### Problem to work on:
Write the data below out again, exactly as each line reads.

[Exercise material Boundary: Start]

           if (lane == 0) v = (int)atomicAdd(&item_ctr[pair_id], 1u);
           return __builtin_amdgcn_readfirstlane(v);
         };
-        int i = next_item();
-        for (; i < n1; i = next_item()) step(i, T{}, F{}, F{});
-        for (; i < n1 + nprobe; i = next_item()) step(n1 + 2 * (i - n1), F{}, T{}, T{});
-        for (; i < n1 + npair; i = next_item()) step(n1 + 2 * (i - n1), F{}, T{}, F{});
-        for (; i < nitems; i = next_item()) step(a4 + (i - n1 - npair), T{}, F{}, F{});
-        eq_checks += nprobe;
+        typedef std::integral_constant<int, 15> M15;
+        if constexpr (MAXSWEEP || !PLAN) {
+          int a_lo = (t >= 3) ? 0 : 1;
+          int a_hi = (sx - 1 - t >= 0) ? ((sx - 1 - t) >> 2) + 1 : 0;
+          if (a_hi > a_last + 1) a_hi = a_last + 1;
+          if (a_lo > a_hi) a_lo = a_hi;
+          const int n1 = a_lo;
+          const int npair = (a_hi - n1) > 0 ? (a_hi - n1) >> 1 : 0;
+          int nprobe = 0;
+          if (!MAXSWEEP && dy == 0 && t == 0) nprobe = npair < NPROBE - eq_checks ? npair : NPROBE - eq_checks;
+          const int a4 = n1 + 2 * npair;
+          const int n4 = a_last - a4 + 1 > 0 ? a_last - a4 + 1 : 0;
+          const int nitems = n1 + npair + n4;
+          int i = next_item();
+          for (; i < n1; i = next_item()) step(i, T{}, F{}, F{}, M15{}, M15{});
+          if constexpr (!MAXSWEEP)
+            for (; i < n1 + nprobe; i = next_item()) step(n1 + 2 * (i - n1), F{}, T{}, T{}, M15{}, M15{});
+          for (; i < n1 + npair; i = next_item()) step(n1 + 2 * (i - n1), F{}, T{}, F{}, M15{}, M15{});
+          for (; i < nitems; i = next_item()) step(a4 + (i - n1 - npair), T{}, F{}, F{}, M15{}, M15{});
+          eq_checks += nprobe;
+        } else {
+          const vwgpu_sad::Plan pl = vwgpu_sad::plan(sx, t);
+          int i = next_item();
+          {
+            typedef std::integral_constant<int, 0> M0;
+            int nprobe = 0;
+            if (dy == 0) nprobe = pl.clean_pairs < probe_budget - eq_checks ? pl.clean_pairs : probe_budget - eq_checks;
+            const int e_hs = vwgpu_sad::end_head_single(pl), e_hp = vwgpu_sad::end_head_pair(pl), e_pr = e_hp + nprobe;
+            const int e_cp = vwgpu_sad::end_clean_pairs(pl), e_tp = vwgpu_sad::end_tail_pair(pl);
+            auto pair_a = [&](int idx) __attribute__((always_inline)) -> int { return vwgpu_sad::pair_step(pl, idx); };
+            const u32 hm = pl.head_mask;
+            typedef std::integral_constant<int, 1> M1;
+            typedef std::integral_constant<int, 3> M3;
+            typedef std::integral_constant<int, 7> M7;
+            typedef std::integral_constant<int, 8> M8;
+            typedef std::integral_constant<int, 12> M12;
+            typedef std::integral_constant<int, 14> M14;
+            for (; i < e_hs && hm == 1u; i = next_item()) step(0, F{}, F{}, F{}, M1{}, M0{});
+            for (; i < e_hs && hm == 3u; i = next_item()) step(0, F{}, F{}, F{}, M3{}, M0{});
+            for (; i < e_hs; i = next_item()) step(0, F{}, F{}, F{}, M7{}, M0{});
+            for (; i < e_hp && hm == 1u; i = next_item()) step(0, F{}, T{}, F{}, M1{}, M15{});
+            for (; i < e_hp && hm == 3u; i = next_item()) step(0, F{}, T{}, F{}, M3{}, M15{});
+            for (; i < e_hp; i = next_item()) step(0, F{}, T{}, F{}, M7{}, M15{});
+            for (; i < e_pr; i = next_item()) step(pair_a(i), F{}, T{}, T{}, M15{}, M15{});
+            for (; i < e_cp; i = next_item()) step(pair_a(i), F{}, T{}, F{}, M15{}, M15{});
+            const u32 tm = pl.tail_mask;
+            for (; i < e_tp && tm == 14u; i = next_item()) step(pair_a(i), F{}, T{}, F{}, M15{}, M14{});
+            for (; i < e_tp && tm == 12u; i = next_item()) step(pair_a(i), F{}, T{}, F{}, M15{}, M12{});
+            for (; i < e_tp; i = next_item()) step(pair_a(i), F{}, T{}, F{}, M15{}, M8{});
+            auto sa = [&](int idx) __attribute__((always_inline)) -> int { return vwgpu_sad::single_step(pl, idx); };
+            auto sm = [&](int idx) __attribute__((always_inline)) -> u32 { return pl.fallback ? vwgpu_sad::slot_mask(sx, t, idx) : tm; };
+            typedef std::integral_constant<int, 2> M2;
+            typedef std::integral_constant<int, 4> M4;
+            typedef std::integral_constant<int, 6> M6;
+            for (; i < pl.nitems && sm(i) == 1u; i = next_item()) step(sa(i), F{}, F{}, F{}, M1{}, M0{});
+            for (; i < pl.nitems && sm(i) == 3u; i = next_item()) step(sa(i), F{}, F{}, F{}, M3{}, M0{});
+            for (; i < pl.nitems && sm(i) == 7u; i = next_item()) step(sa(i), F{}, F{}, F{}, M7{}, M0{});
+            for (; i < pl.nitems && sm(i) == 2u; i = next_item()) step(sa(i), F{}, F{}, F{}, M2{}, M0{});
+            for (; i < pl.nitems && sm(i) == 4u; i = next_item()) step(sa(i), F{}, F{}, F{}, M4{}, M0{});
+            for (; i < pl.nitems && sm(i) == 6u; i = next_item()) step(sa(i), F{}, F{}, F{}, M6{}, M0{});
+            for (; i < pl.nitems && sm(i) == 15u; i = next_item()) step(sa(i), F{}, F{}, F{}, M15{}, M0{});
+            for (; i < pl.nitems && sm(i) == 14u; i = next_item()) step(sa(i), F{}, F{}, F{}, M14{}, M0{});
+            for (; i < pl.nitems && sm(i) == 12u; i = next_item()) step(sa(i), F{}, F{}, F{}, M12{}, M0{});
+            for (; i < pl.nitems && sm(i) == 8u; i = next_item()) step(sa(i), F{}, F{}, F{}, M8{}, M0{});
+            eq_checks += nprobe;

[Exercise material Boundary: End]

### Answer:
           if (lane == 0) v = (int)atomicAdd(&item_ctr[pair_id], 1u);
           return __builtin_amdgcn_readfirstlane(v);
         };
-        int i = next_item();
-        for (; i < n1; i = next_item()) step(i, T{}, F{}, F{});
-        for (; i < n1 + nprobe; i = next_item()) step(n1 + 2 * (i - n1), F{}, T{}, T{});
-        for (; i < n1 + npair; i = next_item()) step(n1 + 2 * (i - n1), F{}, T{}, F{});
-        for (; i < nitems; i = next_item()) step(a4 + (i - n1 - npair), T{}, F{}, F{});
-        eq_checks += nprobe;
+        typedef std::integral_constant<int, 15> M15;
+        if constexpr (MAXSWEEP || !PLAN) {
+          int a_lo = (t >= 3) ? 0 : 1;
+          int a_hi = (sx - 1 - t >= 0) ? ((sx - 1 - t) >> 2) + 1 : 0;
+          if (a_hi > a_last + 1) a_hi = a_last + 1;
+          if (a_lo > a_hi) a_lo = a_hi;
+          const int n1 = a_lo;
+          const int npair = (a_hi - n1) > 0 ? (a_hi - n1) >> 1 : 0;
+          int nprobe = 0;
+          if (!MAXSWEEP && dy == 0 && t == 0) nprobe = npair < NPROBE - eq_checks ? npair : NPROBE - eq_checks;
+          const int a4 = n1 + 2 * npair;
+          const int n4 = a_last - a4 + 1 > 0 ? a_last - a4 + 1 : 0;
+          const int nitems = n1 + npair + n4;
+          int i = next_item();
+          for (; i < n1; i = next_item()) step(i, T{}, F{}, F{}, M15{}, M15{});
+          if constexpr (!MAXSWEEP)
+            for (; i < n1 + nprobe; i = next_item()) step(n1 + 2 * (i - n1), F{}, T{}, T{}, M15{}, M15{});
+          for (; i < n1 + npair; i = next_item()) step(n1 + 2 * (i - n1), F{}, T{}, F{}, M15{}, M15{});
+          for (; i < nitems; i = next_item()) step(a4 + (i - n1 - npair), T{}, F{}, F{}, M15{}, M15{});
+          eq_checks += nprobe;
+        } else {
+          const vwgpu_sad::Plan pl = vwgpu_sad::plan(sx, t);
+          int i = next_item();
+          {
+            typedef std::integral_constant<int, 0> M0;
+            int nprobe = 0;
+            if (dy == 0) nprobe = pl.clean_pairs < probe_budget - eq_checks ? pl.clean_pairs : probe_budget - eq_checks;
+            const int e_hs = vwgpu_sad::end_head_single(pl), e_hp = vwgpu_sad::end_head_pair(pl), e_pr = e_hp + nprobe;
+            const int e_cp = vwgpu_sad::end_clean_pairs(pl), e_tp = vwgpu_sad::end_tail_pair(pl);
+            auto pair_a = [&](int idx) __attribute__((always_inline)) -> int { return vwgpu_sad::pair_step(pl, idx); };
+            const u32 hm = pl.head_mask;
+            typedef std::integral_constant<int, 1> M1;
+            typedef std::integral_constant<int, 3> M3;
+            typedef std::integral_constant<int, 7> M7;
+            typedef std::integral_constant<int, 8> M8;
+            typedef std::integral_constant<int, 12> M12;
+            typedef std::integral_constant<int, 14> M14;
+            for (; i < e_hs && hm == 1u; i = next_item()) step(0, F{}, F{}, F{}, M1{}, M0{});
+            for (; i < e_hs && hm == 3u; i = next_item()) step(0, F{}, F{}, F{}, M3{}, M0{});
+            for (; i < e_hs; i = next_item()) step(0, F{}, F{}, F{}, M7{}, M0{});
+            for (; i < e_hp && hm == 1u; i = next_item()) step(0, F{}, T{}, F{}, M1{}, M15{});
+            for (; i < e_hp && hm == 3u; i = next_item()) step(0, F{}, T{}, F{}, M3{}, M15{});
+            for (; i < e_hp; i = next_item()) step(0, F{}, T{}, F{}, M7{}, M15{});
+            for (; i < e_pr; i = next_item()) step(pair_a(i), F{}, T{}, T{}, M15{}, M15{});
+            for (; i < e_cp; i = next_item()) step(pair_a(i), F{}, T{}, F{}, M15{}, M15{});
+            const u32 tm = pl.tail_mask;
+            for (; i < e_tp && tm == 14u; i = next_item()) step(pair_a(i), F{}, T{}, F{}, M15{}, M14{});
+            for (; i < e_tp && tm == 12u; i = next_item()) step(pair_a(i), F{}, T{}, F{}, M15{}, M12{});
+            for (; i < e_tp; i = next_item()) step(pair_a(i), F{}, T{}, F{}, M15{}, M8{});
+            auto sa = [&](int idx) __attribute__((always_inline)) -> int { return vwgpu_sad::single_step(pl, idx); };
+            auto sm = [&](int idx) __attribute__((always_inline)) -> u32 { return pl.fallback ? vwgpu_sad::slot_mask(sx, t, idx) : tm; };
+            typedef std::integral_constant<int, 2> M2;
+            typedef std::integral_constant<int, 4> M4;
+            typedef std::integral_constant<int, 6> M6;
+            for (; i < pl.nitems && sm(i) == 1u; i = next_item()) step(sa(i), F{}, F{}, F{}, M1{}, M0{});
+            for (; i < pl.nitems && sm(i) == 3u; i = next_item()) step(sa(i), F{}, F{}, F{}, M3{}, M0{});
+            for (; i < pl.nitems && sm(i) == 7u; i = next_item()) step(sa(i), F{}, F{}, F{}, M7{}, M0{});
+            for (; i < pl.nitems && sm(i) == 2u; i = next_item()) step(sa(i), F{}, F{}, F{}, M2{}, M0{});
+            for (; i < pl.nitems && sm(i) == 4u; i = next_item()) step(sa(i), F{}, F{}, F{}, M4{}, M0{});
+            for (; i < pl.nitems && sm(i) == 6u; i = next_item()) step(sa(i), F{}, F{}, F{}, M6{}, M0{});
+            for (; i < pl.nitems && sm(i) == 15u; i = next_item()) step(sa(i), F{}, F{}, F{}, M15{}, M0{});
+            for (; i < pl.nitems && sm(i) == 14u; i = next_item()) step(sa(i), F{}, F{}, F{}, M14{}, M0{});
+            for (; i < pl.nitems && sm(i) == 12u; i = next_item()) step(sa(i), F{}, F{}, F{}, M12{}, M0{});
+            for (; i < pl.nitems && sm(i) == 8u; i = next_item()) step(sa(i), F{}, F{}, F{}, M8{}, M0{});
+            eq_checks += nprobe;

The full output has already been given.